# Exotic Wildlife Trade



## Scutellatus (Jan 27, 2018)

In light of the recent court case involving Western Union and the $586,000,000 refund penalty to people who were duped by scammers, I wonder if other companies are going to rethink any illegal activity on their sites.
Facebook has been found to have a thriving illegal exotic trade.
Hopefully they will be next on the radar.

http://www.reptilesmagazine.com/Fac...ered-Reptiles-In-The-Philippines-Report-Says/


----------



## vampstorso (Feb 2, 2018)

That was an interesting read, thank you. 

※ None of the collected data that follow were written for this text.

@@ -61,6 +62,22 @@
     v.a = U128{((uint64_t)qa.y << 32) | qa.x, ((uint64_t)qa.w << 32) | qa.z};
     v.b = U128{((uint64_t)qb.y << 32) | qb.x, ((uint64_t)qb.w << 32) | qb.z};
     return v;
+}
+
+template <class F>
+__device__ __forceinline__ void store_col_item(typename F::T *pa, typename F::T *pb, bool swap, const uint4 &qa, const uint4 &qb);
+template <>
+__device__ __forceinline__ void store_col_item<F64>(uint64_t *pa, uint64_t *pb, bool swap, const uint4 &qa, const uint4 &) {
+    const uint2 first = make_uint2(swap ? qa.z : qa.x, swap ? qa.w : qa.y), second = make_uint2(swap ? qa.x : qa.z, swap ? qa.y : qa.w);
+    *reinterpret_cast<uint2 *>(swap ? pb : pa) = first;
+    *reinterpret_cast<uint2 *>(swap ? pa : pb) = second;
+}
+template <>
+__device__ __forceinline__ void store_col_item<F128>(U128 *pa, U128 *pb, bool swap, const uint4 &qa, const uint4 &qb) {
+    const uint4 first = make_uint4(swap ? qb.x : qa.x, swap ? qb.y : qa.y, swap ? qb.z : qa.z, swap ? qb.w : qa.w);
+    const uint4 second = make_uint4(swap ? qa.x : qb.x, swap ? qa.y : qb.y, swap ? qa.z : qb.z, swap ? qa.w : qb.w);
+    *reinterpret_cast<uint4 *>(swap ? pb : pa) = first;
+    *reinterpret_cast<uint4 *>(swap ? pa : pb) = second;
 }
 
 enum : int { SEG_OUT_SEG = 0, SEG_OUT_ROWS = 1 };
@@ -127,6 +144,8 @@
     uint32_t *tile_counters;
     const T *src_tail;
     uint32_t tail_cols;
+    uint32_t col_fill;
+    const T *fcol_tab;
 #ifdef WF_EXP_STAMPS
     unsigned long long *stamps;
 #endif
@@ -829,6 +848,141 @@
     }
 }
 
+template <class F, int LOGD = 0>
+__global__ void WF_TILE_BOUNDS(LOGD, 1024) k_seg_strided_cols(SegArgs<F> a) {
+    typedef typename F::T T;
+    if (LOGD) a.logD = LOGD;
+    const uint32_t NT = tile_threads<LOGD>();
+    typedef Pair<T> P2;
+    constexpr uint32_t S = SegCfg<F>::S, HP = SegCfg<F>::HP, LOGS = ilog2_const(S);
+    constexpr uint32_t hp_shift = HP == 4 ? 2 : 1;
+    extern __shared__ __attribute__((aligned(16))) unsigned char smem_raw[];
+    const uint32_t D = 1u << a.logD;
+    T *x = reinterpret_cast<T *>(smem_raw);
+    T *twd = x + (size_t)D * S;
+
+    const uint64_t bid = xcd_group_index(blockIdx.x, gridDim.x);
+    const uint32_t logI = ilog2_pow2(a.I), logO = ilog2_pow2(a.O), logIt = logI - LOGS;
+    const uint64_t ib = bid & ((a.I >> LOGS) - 1), i0 = ib << LOGS;
+    const uint64_t o = (bid >> logIt) & (a.O - 1);
+    const uint32_t B = (uint32_t)(bid >> (logIt + logO));
+    const T *src = a.src + ((uint64_t)B << a.logN) + ((o << a.logD) << logI) + i0;
+
+    const uint32_t nitems = D * HP, step = NT;
+    uint32_t kq[2];
+    T tw_q[2];
+#pragma unroll
+    for (uint32_t q = 0; q < 2; q++) {
+        const uint32_t k = threadIdx.x + q * NT;
+        kq[q] = k < D ? k : D - 1;
+        tw_q[q] = a.digit_tw[kq[q]];
+    }
+    const bool direct = SegCfg<F>::RADIX16 && a.logD >= 4;
+    const uint32_t m16 = D >> 4, l16 = threadIdx.x & (S - 1), j16 = threadIdx.x / S;
+    const bool has16 = threadIdx.x < m16 * S;
+    T vr[16];
+    uint4 r0, r1, r2, r3, r4, r5, r6, r7;
+    r0 = r1 = r2 = r3 = r4 = r5 = r6 = r7 = make_uint4(0, 0, 0, 0);
+    if (direct) {
+        if (has16) {
+            const T *pr = src + ((uint64_t)j16 << logI) + l16;
+            const uint64_t rstep = (uint64_t)m16 << logI;
+#pragma unroll
+            for (uint32_t q = 0; q < 16; q++) {
+                vr[q] = *pr;
+                pr += rstep;
+            }
+        }
+    } else {
+#define WF_LOAD_ITEM(U, RA, RB)                                                                                              \
+    do {                                                                                                                     \
+        const uint32_t wk_ = threadIdx.x + (U) * step;                                                                       \
+        if (wk_ < nitems) {                                                                                                  \
+            const uint4 *p_ = reinterpret_cast<const uint4 *>(src + ((uint64_t)(wk_ >> hp_shift) << logI) + 2 * (wk_ & (HP - 1))); \
+            RA = p_[0];                                                                                                      \
+            if (F::BYTES == 16) RB = p_[1];                                                                                  \
+        }                                                                                                                    \
+    } while (0)
+        if (F::BYTES == 8) {
+            WF_LOAD_ITEM(0, r0, r0);
+            WF_LOAD_ITEM(1, r1, r1);
+            WF_LOAD_ITEM(2, r2, r2);
+            WF_LOAD_ITEM(3, r3, r3);
+            WF_LOAD_ITEM(4, r4, r4);
+            WF_LOAD_ITEM(5, r5, r5);
+            WF_LOAD_ITEM(6, r6, r6);
+            WF_LOAD_ITEM(7, r7, r7);
+        } else {
+            WF_LOAD_ITEM(0, r0, r1);
+            WF_LOAD_ITEM(1, r2, r3);
+            WF_LOAD_ITEM(2, r4, r5);
+            WF_LOAD_ITEM(3, r6, r7);
+        }
+#undef WF_LOAD_ITEM
+    }
+#pragma unroll
+    for (uint32_t q = 0; q < 2; q++)
+        if (threadIdx.x + q * NT < D) twd[kq[q]] = tw_q[q];
+    if (!direct) {
+#define WF_FILL_ITEM(U, RA, RB)                                                            \
+    do {                                                                                   \
+        const uint32_t wk_ = threadIdx.x + (U) * step;                                     \
+        if (wk_ < nitems) *reinterpret_cast<P2 *>(x + 2 * wk_) = pair_from<F>(RA, RB);     \
+    } while (0)
+        if (F::BYTES == 8) {
+            WF_FILL_ITEM(0, r0, r0);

Unfortunately I feel like Facebook is the embodiment of evil and will get away with not shutting these things down, and will be immune to any legal pressure.
It's amazing what Facebook can do, in the most negative of ways.


----------



## Flaviemys purvisi (Feb 2, 2018)

vampstorso said:


> That was an interesting read, thank you.
> 
> Unfortunately I feel like Facebook is the embodiment of evil and will get away with not shutting these things down, and will be immune to any legal pressure.
> It's amazing what Facebook can do, in the most negative of ways.


Fakebook... I won't have a bar of it.


----------



## vampstorso (Feb 2, 2018)

Aussiepride83 said:


> Fakebook... I won't have a bar of it.



Me either.

I deleted it some years ago.
It became particularly clear to me it was nessecary with a boy I had dated stalking me for about 7 years. Didn't matter what new email I made (wouldn't use my name in the email or my phone number on my profile) , what name I used etc he would find me eventually.
No mutual friends or anything.
Was a great reminder nothing on the internet is private nor secure.
Of course we all "know" that...but we don't always act on it now we should.

I am nothing but thankful to not have it these days, though I feel like an alien for it.

When a company is collecting data literally about your face in photos...surely it was time to call it quits well before it got that creepy?


----------



## Flaviemys purvisi (Feb 2, 2018)

vampstorso said:


> Me either.
> 
> I deleted it some years ago.
> It became particularly clear to me it was nessecary with an ex stalking me for about 7 years. Didn't matter what new email I made (wouldn't use my name in the email or my phone number on my profile) , what name I used etc he would find me eventually.
> ...


Wow... You were stalked for 7 years... That's some (sorry but) obsessive sh*t! Going by that, I assume you's were a couple for quite some time?? I got fakebook years ago as my high school reunion was looming... I finally got into contact with all 68 of my fellow year 12 grads only to find that they were all so vastly disbanded that something like only 12 RSVP'd for the proposed reunion, so it never even happened so after that, I deleted it and that was going on a decade ago. I don't feel like an Alien at all, I feel completely normal. It offers nothing that I can't live without.


----------



## vampstorso (Feb 2, 2018)

Aussiepride83 said:


> Wow... You were stalked for 7 years... That's some (sorry but) obsessive sh*t! Going by that, I assume you's were a couple for quite some time?? I got fakebook years ago as my high school reunion was looming... I finally got into contact with all 68 of my fellow year 12 grads only to find that they were all so vastly disbanded that something like only 12 RSVP'd for the proposed reunion, so it never even happened so after that, I deleted it and that was going on a decade ago. I don't feel like an Alien at all, I feel completely normal. It offers nothing that I can't live without.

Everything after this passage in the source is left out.